Bu muazzam artış beraberinde güvenlik sorunlarını da getiriyor. Bilgisayarlarımızın güvenliği için yakın bir geçmişe kadar olmazsa olmaz sayılan antivirüs çözümleri, güvenlik duvarı ve yetkisiz girişleri saptayıp durduran yazılımlar şimdilerde yetersiz kalıyor.
E-güvenlik alanında en yeni ve en iyi ürün ve çözümleri Türk kullanıcılarına teknik desteğiyle birlikte sunmayı ilke edinen InfoNet’in genel müdürü Taner Özdeş, mobilite ve e-güvenlik ilişkisi hakkında şu değerlendirmeyi yapıyor: “Mobilite hız demek. Bilgiye her yerden her zaman ulaşabilmek demek. Kullandığımız mobil cihazlarda bilgileri güvenlik altına almak, karşımızdaki kişinin kimliğinden emin olmak, kullandığımız erişim şifrelerinin ve bu şifrelerle ulaşılan bilgilerimizin başkalarının eline geçmesini engellemek için kendi şifresini üreten çözümlerin şifreleme teknolojisiyle kullanılması şart. Taşınabilir bilgisayarların güvenliğini sağlamak için InfoNet olarak dünyaca ünlü iki firmanın ürünlerini Türk kullanıcılarına sunuyoruz. Bunlar RSA SecurID ve Rainbow IKey. Bu ürünlerin ülkemizdeki kullanımı hızla yaygınlaşıyor. Yerli firmaların en ileri e-güvenlik çözümlerini hızla benimsemeleri Türkiye’de e-güvenlik kavramının yerleştiğini göstermesi açısından çok önemli.”
“Sen Sahiden ‘Sen’ misin?”
Alışılagelmiş önlemlerin yanında dijital imzalar, RSA SecurID Token ve USB girişinden çalışan Rainbow IKey anahtarların kullanılması da bir zorunluluk oldu. RSA SecurID Token ve Rainbow IKey ile karşınızda kim olduğundan emin olabiliyorsunuz. Bir e-posta aldığımızda bunun gerçekten e-postada adı ve adresi gözüken kişiden gelip gelmediğini saptamak büyük önem taşıyor. Çünkü Internet’te kolayca bulunabilecek programlarla başkasının adına e-posta göndermek çocuk oyuncağından farksız. Ayrıca e-postaların şifrelenerek gönderilmesini sağlayan şifreleme yazılımlarını da yukarıdaki grubun içine rahatlıkla dahil edebiliriz.
Dakikada İki Şifre
Zaten en fazla talep artışı bu grupta yer alan ürünlerde görülüyor. Bunlardan SecureID kredi kartı büyüklüğünde bir cihaz. Dünyanın önde gelen e-güvenlik firmalarından RSA tarafından üretiliyor. Bu küçük cihazın dijital bir ekranı var ve bu ekrandan 30-60 saniyede bir değişen kullanıcı şifreleri geçiyor. Kullanıcı, ilk olarak kişisel PIN kodunu giriyor. Daha sonra cihaz, kullanıcının ağa girmesini sağlayacak şifreyi ekranda gösteriyor. Sürekli değişen şifreler sayesinde ağa yetkisiz girişlerin önü büyük ölçüde alınmış oluyor. Bu iki kademeli yöntemi Glaxo, Telsim, Unilever, Vestel gibi firmalar kullanıyor.

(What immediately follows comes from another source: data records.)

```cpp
int exclusive_scan_i64(const int64_t *in, int64_t *out, int64_t count, hipStream_t s) {
    size_t tmp_bytes = 0;
    GMSX_HIP(rocprim::exclusive_scan(nullptr, tmp_bytes, in, out, int64_t(0), size_t(count), rocprim::plus<int64_t>(), s));
    void *tmp = nullptr;
    GMSX_HIP(hipMalloc(&tmp, tmp_bytes ? tmp_bytes : 8));
    DevGuard g_tmp{tmp};
// ... 502 lines not shown
        GMSX_HIP(hipMemcpy(&small_units, soff + n, sizeof(int64_t), hipMemcpyDeviceToHost));
        inline_t_base = big_units + small_units;
        g->tpool_units = inline_t_base + inline_t_units;
        if (g->tpool_units >= (int64_t(1) << 40)) return GMSX_ERR_DEVICE_MEM;
        if (int rc = dmalloc(&g->trow, n, g)) return rc;
        if (int rc = dmalloc(&g->tpool, (g->tpool_units + kPoolSlack) * 4, g)) return rc;
        GMSX_HIP(hipMemsetD32Async(reinterpret_cast<hipDeviceptr_t>(g->tpool), int(0xFFFFFFFEu), size_t(g->tpool_units + kPoolSlack) * 4, s));
        if (n > 0)
            hipLaunchKernelGGL(k_trow_fill, dim3(unsigned((n + 255) / 256)), dim3(256), 0, s, n, g->toff, g->tadj, uoff, soff, real, form, g->trow, g->tpool);
        GMSX_HIP(hipStreamSynchronize(s));
    }

    pt.mark("tail stream rows");
    if (n_work > 0) {
        GMSX_HIP(hipMemsetAsync(inl_h, 0, size_t(n + 1) * sizeof(unsigned long long), s));
        GMSX_HIP(hipMemsetAsync(inl_t, 0, size_t(n + 1) * sizeof(unsigned long long), s));
        hipLaunchKernelGGL(k_inline_rows<true>, dim3(grid_for_waves(n_work)), dim3(256), 0, s, int64_t(0), n_work, g->order, g->hoff, g->hadj, g->toff,
                           g->tadj, g->dplus, g->inline_limit, g->inline_first, g->tc_core, opos, g->shard_nparts, g->shard_part, inl_h, inl_t, ihoff, itoff, inline_h_base, reinterpret_cast<uint16_t *>(g->spool),
                           inline_t_base, reinterpret_cast<int32_t *>(g->tpool));
    }
    pt.mark("inline rows fill");
    {
        const int64_t nl = n_work - n_heavy;
        g->n_ledge = g->ledge_total = 0;
        if (nl > 0) {
            int64_t *ecnt = nullptr, *ebeg = nullptr;
            if (int rc = dmalloc(&ecnt, nl + 1, nullptr)) return rc;
            DevGuard g_ec{ecnt};
            if (int rc = dmalloc(&ebeg, nl + 1, nullptr)) return rc;
            DevGuard g_eb{ebeg};
            hipLaunchKernelGGL(k_ledge_count, dim3(unsigned(nl / 256 + 1)), dim3(256), 0, s, n_heavy, n_work, g->order, g->toff, g->tadj, g->tsplit, g->dplus, g->tc_core, ecnt);
            if (int rc = exclusive_scan_i64(ecnt, ebeg, nl + 1, s)) return rc;
            GMSX_HIP(hipMemcpy(&g->ledge_total, ebeg + nl, sizeof(int64_t), hipMemcpyDeviceToHost));
            const int np = g->shard_nparts > 1 ? g->shard_nparts : 1, pp = g->shard_nparts > 1 ? g->shard_part : 0;
            {
                const int64_t full = g->ledge_total / np, rem = g->ledge_total % np;
                g->n_ledge = np <= 1 ? g->ledge_total : full + (((full & 1) ? np - 1 - pp : pp) < rem ? 1 : 0);
            }
            if (int rc = dmalloc(&g->ledge, 2 * g->n_ledge + 2, g)) return rc;
            hipLaunchKernelGGL(k_ledge_fill, dim3(unsigned(nl / 256 + 1)), dim3(256), 0, s, n_heavy, n_work, g->order, g->hoff, g->toff, g->tadj, g->tsplit, g->dplus, g->tc_core, ebeg,
                               np, pp, g->ledge);
            GMSX_HIP(hipStreamSynchronize(s));
        }
    }
    pt.mark("light pivot list");
    {
        int two_sided = 1;
        if (const char *e = opt("TC_TWO_SIDED")) two_sided = std::atoi(e) != 0;
        const unsigned vb = unsigned(n / 256 + 1);
        const int64_t L = g->inline_limit;
        int64_t *lflag = nullptr, *lidx = nullptr;
        if (int rc = dmalloc(&lflag, L + 1, nullptr)) return rc;
        DevGuard g_lf{lflag};
        if (int rc = dmalloc(&lidx, L + 1, nullptr)) return rc;
        DevGuard g_li{lidx};
        hipLaunchKernelGGL(k_light_flags, dim3(unsigned(L / 256 + 1)), dim3(256), 0, s, L, g->dplus, lflag);
        if (int rc = exclusive_scan_i64(lflag, lidx, L + 1, s)) return rc;
        int64_t n_light_recv = 0;
        GMSX_HIP(hipMemcpy(&n_light_recv, lidx + L, sizeof(int64_t), hipMemcpyDeviceToHost));
        const int64_t n_recv = n_heavy + n_light_recv;
        int32_t *recv_v = nullptr;
        if (int rc = dmalloc(&recv_v, n_recv + 1, nullptr)) return rc;
        DevGuard g_rv{recv_v};
        if (std::max<int64_t>(n_heavy, L) > 0)
// ... 388 lines not shown
```

### gms_amd/csrc/hip/device_graph.hpp

```cpp
#pragma once
#include <hip/hip_runtime.h>

#include <cstdint>

#include "gmsx.h"
#include "gmsx_internal.hpp"

#if !defined(GMSX_DEV_HOOKS) &&                                                                                                               \
    (defined(GMSX_KC_NO_PROBE) || defined(GMSX_KC_NO_HITS) || defined(GMSX_KC_NO_TAIL) || defined(GMSX_KC_NO_INNER) || defined(GMSX_KC_CELLS_ONLY) ||   \
     defined(GMSX_KC_NO_ROWS) || defined(GMSX_KC_BUILD_ONLY) || defined(GMSX_KC_NO_SLAB_CALL) || defined(GMSX_KC_NO_PAIRS) || defined(GMSX_KC_SLAB_ROW_SCAN) || \
     defined(GMSX_BK_AB) || defined(GMSX_BK_NO_HIT_ATOMICS) || defined(GMSX_BK_STATS) || defined(GMSX_TC_NO_PROBE) || defined(GMSX_TC_STAGING_ONLY))
#error "A/B switches need -DGMSX_DEV_HOOKS (tools/ab_lib.sh sets it); the default build of libgmsx.so carries none of them"
#endif

struct __attribute__((aligned(64))) gmsx_tc_item {
    uint64_t bc;
    uint64_t cont;
    int32_t pivot;
    int32_t pos;
    uint32_t kind;
    uint16_t fbeg[4];
    uint32_t reserved[7];
};
static_assert(sizeof(gmsx_tc_item) == 64, "work item record = one 64-byte line");
constexpr uint32_t kTaskHubUnitsMax = (1u << 14) - 1, kTaskTailUnitsMax = (1u << 15) - 1;
struct TaskList {
    uint32_t *lo = nullptr;
    uint16_t *hi = nullptr;
    bool tail = false;
// ... 20 lines not shown
    uint16_t *hadj = nullptr;
    int64_t *toff = nullptr;
    int32_t *tadj = nullptr;
    int64_t *bmoff = nullptr;
    uint32_t *bmpool = nullptr;
    int32_t dense_limit = 0;
    int32_t bitset_limit = 0;
    unsigned long long *srow = nullptr;
    unsigned long long *srow2 = nullptr;
    int32_t *ksplit = nullptr;
    uint32_t *spool = nullptr;
    int64_t spool_units = 0;
    TaskList htask{nullptr, nullptr, false};
    TaskList ttask{nullptr, nullptr, true};
    int64_t htask_entries = 0, ttask_entries = 0;
    struct gmsx_tc_item *hitem = nullptr, *titem = nullptr;
    int64_t hitems = 0, titems = 0;
    int64_t inline_hentries = 0, inline_tentries = 0;
    mutable struct gmsx_tc_item *shard_hitem = nullptr, *shard_titem = nullptr;
    mutable int64_t shard_hitems = 0, shard_titems = 0;
    mutable int shard_idx_part = -1, shard_idx_nparts = -1;
    int32_t *tunits = nullptr;
    int64_t task_reverse = 0;
    uint4 *ledge = nullptr;
    int64_t n_ledge = 0, ledge_total = 0;
    uint32_t *core_bits = nullptr;
    int32_t tc_core = 0;
    mutable int core_bytes_k = -1, core_bytes_part = -1, core_bytes_nparts = -1;
    mutable uint64_t core_bytes = 0;
    int tc_hot_windows = 0;
    uint32_t tc_window_units = 1;
    int tc_hot_min = 0;
    int inline_first = 64;
    int32_t inline_limit = 0;
    int64_t inline_units = 0;
    unsigned long long *trow = nullptr;
    uint32_t *tpool = nullptr;
    int64_t tpool_units = 0;
    int32_t *tsplit = nullptr;
    int64_t dense_rows = 0, bmpool_words = 0;
    bool rows_sorted = false;
    int32_t *dplus = nullptr;
    int32_t *order = nullptr;
    int64_t hub_entries = 0, tail_entries = 0;
    int32_t max_dplus = 0;
    int32_t max_deg = 0;
    mutable bool kc_rev_tried = false;
    mutable uint32_t *kc_rel = nullptr;
// ... 89 lines not shown
    hipStream_t side[2] = {nullptr, nullptr};
    hipEvent_t ev_fork = nullptr, ev_join[2] = {nullptr, nullptr};
    int compute_units = 0;
};
Ctx &ctx();
int ensure_init();
int kclique_vertex_counts(const gmsx_graph *g, unsigned long long *d_counts, gmsx_stats *st);
int count_dplus_ge(const gmsx_graph *g, int32_t threshold, int64_t *out);
int exclusive_scan_i64(const int64_t *in, int64_t *out, int64_t count, hipStream_t s);
int ensure_tc(const gmsx_graph *g);
int ensure_tc_shard(const gmsx_graph *g, int part, int nparts);
int tc_shard_items(const gmsx_graph *g, int part, int nparts);
int tc_vertex_counts_device(const gmsx_graph *g, unsigned long long *d_counts, gmsx_stats *st);
int tc_full_partial(const gmsx_graph *g, int part, int nparts, uint64_t *partial, gmsx_stats *st);

__device__ __forceinline__ int uni32(int x) { return __builtin_amdgcn_readfirstlane(x); }
__device__ __forceinline__ uint32_t uni32(uint32_t x) { return uint32_t(__builtin_amdgcn_readfirstlane(int(x))); }
__device__ __forceinline__ int64_t uni64(int64_t x) {
    const uint32_t lo = uint32_t(__builtin_amdgcn_readfirstlane(int(uint32_t(uint64_t(x)))));
    const uint32_t hi = uint32_t(__builtin_amdgcn_readfirstlane(int(uint32_t(uint64_t(x) >> 32))));
    return int64_t((uint64_t(hi) << 32) | lo);
}
__device__ __forceinline__ unsigned long long uni64(unsigned long long x) { return (unsigned long long)uni64(int64_t(x)); }

#define GMSX_HIP(call)                                                    \
    do {                                                                  \
        hipError_t e_ = (call);                                           \
        if (e_ != hipSuccess) {                                           \
            (void)hipGetLastError();                                      \
            return e_ == hipErrorOutOfMemory ? GMSX_ERR_DEVICE_MEM : GMSX_ERR_KERNEL; \
        }                                                                 \
    } while (0)

}
```

### gms_amd/csrc/hip/tc.hip

```cpp
#include "device_graph.hpp"
#include "kc4_mfma.hpp"
#include "../host/tc_core_plan.hpp"

#include <algorithm>
#include <type_traits>
#include <rocprim/device/device_radix_sort.hpp>
#include <rocprim/device/device_reduce.hpp>
#include <rocprim/device/device_reduce_by_key.hpp>
#include <cstdio>
#include <cstdlib>
#include <cstring>

namespace gmsx {

static constexpr int kAccSlots = 64;
static constexpr int kAccStride = 16;

struct __attribute__((packed, aligned(4))) u4u { uint32_t x, y, z, w; };

__device__ __forceinline__ int64_t readlane64(int64_t x, int l) {
    const uint32_t lo = __builtin_amdgcn_readlane(uint32_t(uint64_t(x)), l);
    const uint32_t hi = __builtin_amdgcn_readlane(uint32_t(uint64_t(x) >> 32), l);
    return int64_t((uint64_t(hi) << 32) | lo);
}
// ... 511 lines not shown
__global__ __launch_bounds__(256) __attribute__((amdgpu_waves_per_eu(TAIL ? GMSX_TC_TAIL_MIN_WAVES : GMSX_TC_HUB_MIN_WAVES, 8))) void k_tc_items(
    const uint16_t *__restrict__ hadj, const int32_t *__restrict__ tadj, const uint32_t *__restrict__ pool, const TaskList task,
    const gmsx_tc_item *__restrict__ items, int n_items, unsigned int *__restrict__ qhead, unsigned long long *__restrict__ acc) {
    __shared__ __attribute__((aligned(16))) ItemLds L;
    const int tid = threadIdx.x;
    unsigned long long total = 0;
    item_loop<TAIL>(L, hadj, tadj, pool, task, items, n_items, qhead, total);
    block_add(total, L.red, tid & 63, tid >> 6, tid, acc);
}

template <int K>
__device__ __forceinline__ uint32_t ror_in_row(uint32_t x) {
    if constexpr (K == 0) return x;
    else return uint32_t(__builtin_amdgcn_mov_dpp(int(x), 0x120 + K, 0xf, 0xf, false));
}
__device__ __forceinline__ bool row_has(uint32_t a, uint32_t x) {
    bool m = false;
#define GMSX_ROT(K) m |= a == ror_in_row<K>(x);
    GMSX_ROT(0) GMSX_ROT(1) GMSX_ROT(2) GMSX_ROT(3) GMSX_ROT(4) GMSX_ROT(5) GMSX_ROT(6) GMSX_ROT(7)
    GMSX_ROT(8) GMSX_ROT(9) GMSX_ROT(10) GMSX_ROT(11) GMSX_ROT(12) GMSX_ROT(13) GMSX_ROT(14) GMSX_ROT(15)
#undef GMSX_ROT
    return m;
}
struct LightRows {
    uint32_t ah[4], at[4], bh[4], bt[4];
};
struct LightRec {
    uint4 r0, r1;
};
__global__ __launch_bounds__(256) void k_tc_light(const uint16_t *__restrict__ hadj, const int32_t *__restrict__ tadj, const uint4 *__restrict__ ledge, int nparts,
                                                  int part, int64_t count, unsigned long long *__restrict__ acc) {
    __shared__ unsigned long long red[4];
    const int tid = threadIdx.x, lane = tid & 63, wave = tid >> 6, sub = lane & 15;
    const int64_t ngroups = int64_t(gridDim.x) * 16, g0 = int64_t(blockIdx.x) * 16 + (tid >> 4);
    const int64_t trips = (count + ngroups - 1) / ngroups;
    auto load_rec = [&](int64_t t) -> LightRec {
        const int64_t k = g0 + t * ngroups;
        const int64_t kk = k < count ? k : 0;
        const int64_t e = nparts <= 1 ? kk : kk * nparts + ((kk & 1) ? nparts - 1 - part : part);
        LightRec r;
        r.r0 = ledge[2 * e];
        r.r1 = ledge[2 * e + 1];
        if (k >= count) {
            r.r0.y &= 0xffu;
            r.r0.w &= 0xffu;
            r.r1.y &= 0xffu;
            r.r1.w &= 0xffu;
        }
        return r;
    };
    auto wave_max = [](int x) {
        return max(max(__builtin_amdgcn_readlane(x, 0), __builtin_amdgcn_readlane(x, 16)), max(__builtin_amdgcn_readlane(x, 32), __builtin_amdgcn_readlane(x, 48)));
    };
    auto load_rows = [&](const LightRec &r) -> LightRows {
        const int64_t hu = int64_t((uint64_t(r.r0.y & 0xffu) << 32) | r.r0.x), tu = int64_t((uint64_t(r.r0.w & 0xffu) << 32) | r.r0.z);
        const int64_t hv = int64_t((uint64_t(r.r1.y & 0xffu) << 32) | r.r1.x), tv = int64_t((uint64_t(r.r1.w & 0xffu) << 32) | r.r1.z);
        const int hlu = int(r.r0.y >> 8), tlu = int(r.r0.w >> 8), hlv = int(r.r1.y >> 8), tlv = int(r.r1.w >> 8);
        const int more = wave_max((max(max(hlu, hlv), max(tlu, tlv)) + 15) >> 4);
        LightRows w;
        w.ah[0] = hadj[hlu ? hu + min(sub, hlu - 1) : 0];
        w.bh[0] = hadj[hlv ? hv + min(sub, hlv - 1) : 0];
        w.at[0] = uint32_t(tadj[tlu ? tu + min(sub, tlu - 1) : 0]);
        w.bt[0] = uint32_t(tadj[tlv ? tv + min(sub, tlv - 1) : 0]);
#pragma unroll
        for (int k = 1; k < 4; ++k) {
            w.ah[k] = w.bh[k] = w.at[k] = w.bt[k] = 0;
            if (k < more) {
                const int i = sub + 16 * k;
                w.ah[k] = hadj[hlu ? hu + min(i, hlu - 1) : 0];
                w.bh[k] = hadj[hlv ? hv + min(i, hlv - 1) : 0];
                w.at[k] = uint32_t(tadj[tlu ? tu + min(i, tlu - 1) : 0]);
                w.bt[k] = uint32_t(tadj[tlv ? tv + min(i, tlv - 1) : 0]);
            }
        }
        return w;
    };
    unsigned long long total = 0;
    if (trips > 0) {
        LightRec rec = load_rec(0);
        LightRows rows = load_rows(rec);
        LightRec rec_n = load_rec(1);
        for (int64_t t = 0; t < trips; ++t) {
            const LightRows rows_n = load_rows(rec_n);
            const LightRec rec_nn = load_rec(t + 2);
            const int hlu = int(rec.r0.y >> 8), tlu = int(rec.r0.w >> 8), hlv = int(rec.r1.y >> 8), tlv = int(rec.r1.w >> 8);
            const int nah = wave_max((hlu + 15) >> 4), nbh = wave_max((hlv + 15) >> 4), nat = wave_max((tlu + 15) >> 4), nbt = wave_max((tlv + 15) >> 4);
            uint32_t c = 0;
#pragma unroll
            for (int ka = 0; ka < 4; ++ka) {
                if (ka >= nah) break;
                const int ia = sub + 16 * ka;
                const uint32_t a = (ia < hlu && rows.ah[ka] != 0xFFFFu) ? rows.ah[ka] : 0xFFFFFFFFu;
                bool m = false;
#pragma unroll
                for (int kb = 0; kb < 4; ++kb) {
                    if (kb >= nbh) break;
                    const int ib = sub + 16 * kb;
                    const uint32_t x = (ib < hlv && rows.bh[kb] != 0xFFFFu) ? rows.bh[kb] : 0xFFFFFFFEu;
                    m |= row_has(a, x);
                }
                c += m ? 1u : 0u;
            }
#pragma unroll
            for (int ka = 0; ka < 4; ++ka) {
                if (ka >= nat) break;
                const int ia = sub + 16 * ka;
                const uint32_t a = ia < tlu ? rows.at[ka] : 0xFFFFFFFFu;
                bool m = false;
#pragma unroll
                for (int kb = 0; kb < 4; ++kb) {
                    if (kb >= nbt) break;
                    const int ib = sub + 16 * kb;
                    const uint32_t x = ib < tlv ? rows.bt[kb] : 0xFFFFFFFEu;
                    m |= row_has(a, x);
                }
                c += m ? 1u : 0u;
            }
            total += c;
            rec = rec_n;
            rows = rows_n;
            rec_n = rec_nn;
        }
    }
    block_add(total, red, lane, wave, tid, acc);
}
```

Teknolojik Kapkaççıların Korkulu Rüyası
Rainbow IKey ise diğer bir önde gelen e-güvenlik firması olan Rainbow’un bir ürünü. İçinde bir mikroişlemci, bir USB denetleyicisi ve bellek bulunduran Rainbow IKey, PKI ortamlarında da kullanılabiliyor. Tanılama konusunda en popüler güvenlik ürünlerden olan Rainbow IKey aslında bilgisayarın USB girişine takılan küçük bir anahtar. Rainbow IKey’yi bilgisayara takmadan cihazı başlatmak olanaksız. Yani bir şekilde bilgisayarınız çalınırsa anahtarı olmadan onu kimsenin çalıştırması mümkün değil. El ve dizüstü bilgisayarların çalınması sık rastlanan bir olay. FBI’ın bile 2001’in ilk yarısında tam 180 dizüstü bilgisayarını hırsızlara kaptırması, olayın boyutlarını net bir şekilde ortaya koyuyor.